Conway’s law says that you ship your org chart. That is if you create two teams to build a system, you’ll get a system comprised of two parts.
I propose Dix’s maxim as it relates to open source and licensing generally, which is that your licensing strategy is your commercialization strategy, whether by accident or design.
The architecture approaches for IOx are deliberate choices because of not only the functionality and operational properties we wanted in the system, but also in how we plan to commercialize it.
InfluxDB IOx is designed to be a shared-nothing server that has an API giving the operator total control over how it behaves. However, the operator must make those changes as they are needed. Who does this operation and coordination?
In the most simple setups of a single server, you don’t worry about it. In two server setups you can likely get by with shell scripts and a cron job.
But the more complex your environment becomes, the more complicated this coordination becomes. It was a design goal for us to separate out the core database work from the operational work across a fleet of servers. We will create this software for our own needs to operate our cloud environment. However, our cloud may be different than yours. Your environment may be different. This is why the operational coordination is kept separate. So there is maximum flexibility in topology and configuration.
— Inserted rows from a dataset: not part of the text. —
__device__ void type_split(const int* tstart, int64_t etot, int T, int G, int* gt, int* wg_start) {
  (void)etot;
  if (threadIdx.x < 64) {
    const int lane = threadIdx.x;
    const int tiles = lane < T ? (tstart[lane + 1] - tstart[lane] + 15) / 16 : 0;
    int hi = tiles;
    for (int o = 32; o >= 1; o >>= 1) hi = max(hi, __shfl_xor(hi, o));
    int lo = 1;
    hi = max(hi, 1);
    while (lo < hi) {
      const int mid = (lo + hi) >> 1;
      int need = tiles > 0 ? (tiles + mid - 1) / mid : 0;
      for (int o = 32; o >= 1; o >>= 1) need += __shfl_xor(need, o);
// ... 2372 lines not shown
        const float (&xh)[4][4] = h ? x1 : x0;
#pragma unroll
        for (int kb = 0; kb < 2; ++kb) {
          uint32_t hw[4], lw[4];
#pragma unroll
          for (int d = 0; d < 4; ++d)
            split_pair(xh[2 * kb + (d >> 1)][2 * (d & 1)], xh[2 * kb + (d >> 1)][2 * (d & 1) + 1], ss, hw[d], lw[d]);
          const u32x4_t hv = {hw[0], hw[1], hw[2], hw[3]}, lv = {lw[0], lw[1], lw[2], lw[3]};
          hi[kb] = __builtin_bit_cast(f16x8_t, hv);
          lo[kb] = __builtin_bit_cast(f16x8_t, lv);
        }
#pragma unroll
        for (int kb = 0; kb < 2; ++kb) {
          acc = __builtin_amdgcn_mfma_f32_16x16x32_f16(flo[2 * h + kb], hi[kb], acc, 0, 0, 0);
          acc = __builtin_amdgcn_mfma_f32_16x16x32_f16(fh[2 * h + kb], lo[kb], acc, 0, 0, 0);
          acc = __builtin_amdgcn_mfma_f32_16x16x32_f16(fh[2 * h + kb], hi[kb], acc, 0, 0, 0);
        }
      }
      if (big) acc *= 1.0f / ss;
    }
    if (nn < N) st4(a.NT + nn * a.NO + 16 * ob + 4 * g, acc[0], acc[1], acc[2], acc[3]);
  }
}

template <int PREC, int TILES = TBL_TILES, bool SUM = false>
__global__ __launch_bounds__(256) void node_table_kernel(NodeTableArgs a) {
  __shared__ __attribute__((aligned(16))) float xs[16 * TILES * RS];
  node_table_role<PREC, TILES, SUM>(a, xs, blockIdx.x);
}

template <int PREC>
__global__ __launch_bounds__(256) void prelude_b_kernel(EdgeRangesArgs ra, NodeTableArgs ta, int split) {
  __shared__ __attribute__((aligned(16))) float xs[16 * TBL_TILES * RS];
  const int bx = blockIdx.x;
  if (bx < split) edge_ranges_role(ra, bx);
  else node_table_role<PREC, TBL_TILES, false>(ta, xs, bx - split);
}

static int grid1d(int64_t total, int block, int cap = 65536) {
  int64_t g = (total + block - 1) / block;
  return (int)(g < 1 ? 1 : (g > cap ? cap : g));
}

static bool published_head(const pemp_mlp& m) {
  return m.n_layers == 3 && m.layer[0].in_dim == 64 && m.layer[0].out_dim == 64 && m.layer[0].relu &&
         m.layer[1].in_dim == 64 && m.layer[1].out_dim == 32 && m.layer[1].relu && m.layer[2].in_dim == 32 &&
         m.layer[2].out_dim == 1 && !m.layer[2].relu;
}

template <int AGG, int PREC, int UPD, int STAGE>
static void launch_edge_step_s(const EdgeStepArgs& a, bool head, bool pub, int grid, hipStream_t st) {
  if (!head)
    hipLaunchKernelGGL((edge_step_kernel<AGG, 0, PREC, UPD, STAGE>), dim3(grid), dim3(64 * edge_waves<0>()), 0, st, a);
  else if (pub)
    hipLaunchKernelGGL((edge_step_kernel<AGG, 1, PREC, UPD, STAGE>), dim3(grid), dim3(64 * edge_waves_s<1, STAGE>()), 0,
                       st, a);
  else
    hipLaunchKernelGGL((edge_step_kernel<AGG, 2, PREC, UPD, STAGE>), dim3(grid), dim3(64 * edge_waves<2>()), 0, st, a);
}
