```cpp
#define DG_DET_MAX_DEVICES 64
static DgDet g_det_table[DG_DET_MAX_DEVICES];
DgDet dg_det_current() {
  int dev = 0;
  if (hipGetDevice(&dev) != hipSuccess || dev < 0 || dev >= DG_DET_MAX_DEVICES) return DgDet{nullptr, nullptr, 0};
  return g_det_table[dev];
}
extern "C" int dg_det_arena(float* arena, long n, void* shadow) {
  if ((arena == nullptr) != (shadow == nullptr) || n < 0) return DG_EINVAL;
  if (shadow && ((size_t)shadow & 15) != 0) return DG_EINVAL;
  int dev = 0;
  HIP_CHECK_RET(hipGetDevice(&dev));
  if (dev < 0 || dev >= DG_DET_MAX_DEVICES) return DG_EINVAL;
  g_det_table[dev] = DgDet{arena, (unsigned long long*)shadow, arena ? n : 0};
  return DG_OK;
}
```

dusty_gan_amd/csrc/wgrad_mfma_dma.hip:

```cpp
#include "common.h"

#include <stdlib.h>

#include <type_traits>

#ifndef DG_WG_BM_MAX
#define DG_WG_BM_MAX 128
#endif
#ifndef DG_WG_BN_MAX
#define DG_WG_BN_MAX 128
#endif

namespace {

typedef __attribute__((ext_vector_type(8))) __bf16 bf16x8;
typedef __attribute__((ext_vector_type(2))) int i32x2;
typedef __attribute__((ext_vector_type(4))) int i32x4;
typedef __attribute__((ext_vector_type(16))) float f32x16;
typedef __attribute__((ext_vector_type(4))) float f32x4;

constexpr int BKP = 64;
constexpr int NS = 2;
constexpr int PAIR_MIN_WS = 24;

// ... 38 lines not shown
  const long units = (long)p.B * p.Hc;
  const long u0 = units * bz / gz, u1 = units * (bz + 1) / gz;
  const int cpr = p.Wc / BKP;
  const long nchunks64 = (u1 - u0) * cpr;
  const int Wa = WMODE == 0 ? 2 * p.Wc : p.Wc;
  const int Wg = WMODE == 1 ? 2 * p.Wc : p.Wc;
  const bf16* A = (const bf16*)p.a;
  const bf16* G = (const bf16*)p.g;
  const int wave = __builtin_amdgcn_readfirstlane(tid >> 6), lane = tid & 63;
  const int asp = (int)p.a_sp, gsp = (int)p.g_sp;

  constexpr int CA = RA / 16, CG = RG / 16;
  constexpr int RPA = 64 / CA, RPG = 64 / CG;
  auto swz = [](int row, int rowbytes) { return rowbytes == 256 ? (row & 3) : ((row >> 1) & 1); };
  int rowA[PA], rowG[PG];
  unsigned chA[PA], chG[PG];
  auto chunk_off = [](int c) { return (unsigned)(X2 ? (c >> 3) * 256 + (c & 7) * 16 : c * 16); };
#pragma unroll
  for (int v = 0; v < PA; ++v) {
    const int r = (wave + 4 * v) * RPA + lane / CA, c = lane % CA;
    rowA[v] = r;
    chA[v] = chunk_off((((c >> 2) ^ swz(r, RA)) << 2) | (c & 3));
  }
#pragma unroll
  for (int v = 0; v < PG; ++v) {
    const int r = (wave + 4 * v) * RPG + lane / CG, c = lane % CG;
    rowG[v] = r;
    chG[v] = chunk_off((((c >> 2) ^ swz(r, RG)) << 2) | (c & 3));
  }
  const int rowX = BKP + lane / CA;
  const unsigned chX = chunk_off(((((lane % CA) >> 2) ^ swz(rowX, RA)) << 2) | (lane % CA & 3));
  const unsigned aspb = (unsigned)asp * 2u, gspb = (unsigned)gsp * 2u;
  const int da = NT == 2 ? (WMODE == 0 ? kxp - 1 : -kxp)
                         : (WMODE == 0 ? kxp - 1 : (kxp == 0 ? 1 : (kxp == 3 ? -1 : 0)));
  const int kx_s0 = NT == 2 ? (WMODE == 0 ? kxp : kxp + 2) : kxp, kx_s1 = WMODE == 0 ? kxp + 2 : kxp;
  const int dg = WMODE == 1 ? (NT == 2 ? 1 - kxp : ((kxp == 0 || kxp == 2) ? 1 : 0)) : 0;
  const unsigned lds0 = (unsigned)(size_t)(__attribute__((address_space(3))) unsigned char*)lds;
  auto dma_s = [&](unsigned voff, const char* sbase, unsigned ldsaddr) __attribute__((always_inline)) {
    if (wg_dbg & 1) return;
    asm volatile("s_mov_b32 m0, %0\n\ts_nop 0\n\tglobal_load_lds_dwordx4 %1, %2" ::"s"(ldsaddr), "v"(voff), "s"(sbase) : "memory");
  };
  const int nchunks = (int)nchunks64;
  int ib = (int)(u0 / p.Hc), im = (int)(u0 % p.Hc), ixc = 0;
  const char* abase = nullptr;
  const char* gbase = nullptr;
  auto set_unit = [&](int b, int m) __attribute__((always_inline)) {
    int rowa, rowg;
    dg_wgrad1d(WMODE, 0, m, p.Hc, ky, rowa, rowg);
    auto uni = [](const bf16* q) __attribute__((always_inline)) {
      const unsigned long long v = (unsigned long long)q;
      const unsigned lo = __builtin_amdgcn_readfirstlane((unsigned)v), hi = __builtin_amdgcn_readfirstlane((unsigned)(v >> 32));
      return (const char*)(((unsigned long long)hi << 32) | lo);
    };
    const int bg = p.g_mod > 0 ? b % p.g_mod : b;
    abase = uni(A + (long)b * p.a_sb + (long)rowa * Wa * asp + ci0 * (X2 ? 2 : 1));
    gbase = uni(G + (long)bg * p.g_sb + (long)rowg * Wg * gsp + co0 * (X2 ? 2 : 1));
  };
  set_unit(ib, im);
  int iseg = 0;
  auto issue = [&](unsigned st_off) __attribute__((always_inline)) {
    const unsigned base = lds0 + st_off + (unsigned)wave * 1024u;
    const int x0 = ixc * BKP;
    const char* ab = abase + ((X2 && iseg == 1) ? 128 : 0);
    const char* gb = gbase + ((X2 && iseg == 2) ? 128 : 0);
#pragma unroll
    for (int v = 0; v < PA; ++v) {
      const unsigned ca = (unsigned)(((WMODE == 0 ? 2 : 1) * (x0 + rowA[v]) + da) & (Wa - 1));
      dma_s(__umul24(ca, aspb) + chA[v], ab, base + 4 * v * 1024);
    }
    if (NT == 2 && wave == 0) {
      const unsigned ca = (unsigned)(((WMODE == 0 ? 2 : 1) * (x0 + rowX) + da) & (Wa - 1));
      dma_s(__umul24(ca, aspb) + chX, ab, lds0 + st_off + 4 * PA * 1024);
    }
#pragma unroll
    for (int v = 0; v < PG; ++v) {
      const unsigned cg = (unsigned)((WMODE == 1 ? 2 : 1) * (x0 + rowG[v]) + dg);
      dma_s(__umul24(cg, gspb) + chG[v], gb, base + STA + 4 * v * 1024);
    }
    if (X2 && ++iseg < 3) return;
    iseg = 0;
    if (++ixc == cpr) {
      ixc = 0;
      if (++im == p.Hc) { im = 0; ++ib; }
      set_unit(ib, im);
    }
  };

  const int wm = wave >> 1, wn = wave & 1;
  const int lr = lane & 31, lh = lane >> 5;
  const int g16 = lane >> 4, i16 = lane & 15;
  const int kh = g16 >> 1, cb = g16 & 1, q = i16 >> 2, pp = i16 & 3;
  unsigned offA[NT][TM], offG[TN];
#pragma unroll
  for (int t = 0; t < NT; ++t)
#pragma unroll
    for (int i = 0; i < TM; ++i) {
      const int colb = (wm * (BM / 2) + i * 32 + 16 * cb + 4 * pp) * 2;
      offA[t][i] = lds0 + (8 * kh + q + t) * RA + ((((colb >> 6) ^ swz(q + t, RA)) << 6) | (colb & 63));
    }
#pragma unroll
  for (int j = 0; j < TN; ++j) {
    const int colb = (wn * (BN / 2) + j * 32 + 16 * cb + 4 * pp) * 2;
    offG[j] = lds0 + STA + (8 * kh + q) * RG + ((((colb >> 6) ^ swz(q, RG)) << 6) | (colb & 63));
  }

  f32x16 acc[NT][TM][TN];
#pragma unroll
// ... 235 lines not shown
        for (int j = 0; j < 8; ++j) acc += v[j];
      }
      for (; sp < it.splits; sp += 16) acc += __builtin_nontemporal_load(src + (long)sp * stride);
    }
    s_part[sg][el] = acc;
    __syncthreads();
    if (sg == 0 && 4 * i4 < it.numel) {
      f32x4 t = s_part[0][el];
#pragma unroll
      for (int j = 1; j < 16; ++j) t += s_part[j][el];
      f32x4* dst = (f32x4*)it.dw + i4;
      if (it.accumulate) t += *dst;
      *dst = t;
    }
    return;
  }
  const long i4 = (long)(blockIdx.x - r.first_block[k]) * 256 + threadIdx.x;
  if (4 * i4 >= it.numel) return;
  const f32x4* src = (const f32x4*)it.ws + i4;
  const long stride = it.numel / 4;
  f32x4 acc = {0.f, 0.f, 0.f, 0.f};
  int s = 0;
  for (; s + 8 <= it.splits; s += 8) {
    f32x4 v[8];
#pragma unroll
    for (int j = 0; j < 8; ++j) v[j] = __builtin_nontemporal_load(src + (long)(s + j) * stride);
#pragma unroll
    for (int j = 0; j < 8; ++j) acc += v[j];
  }
  for (; s < it.splits; ++s) acc += __builtin_nontemporal_load(src + (long)s * stride);
  f32x4* dst = (f32x4*)it.dw + i4;
  if (it.accumulate) acc += *dst;
  *dst = acc;
}

}
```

We plan to run the InfluxDB IOx open source bits as is in our own cloud. We won’t be running a fork, we’ll be running right off the main branch.
At the beginning of this talk I mentioned my introduction of InfluxDB to the world. And I titled it this.
I’ll be giving more talks about InfluxDB IOx over the coming months. But here’s how I’m thinking about it. Yes, it’s a distributed time series database. But it’s a lot more than just that.
It’s federated and this is a core part of its design. With time series and analytics data, the future is federated. The scale is larger than you’ll want to manage and push up to a single cluster. You’ll have edge, multiple data centers, and many thousands of potential nodes all communicating with each other.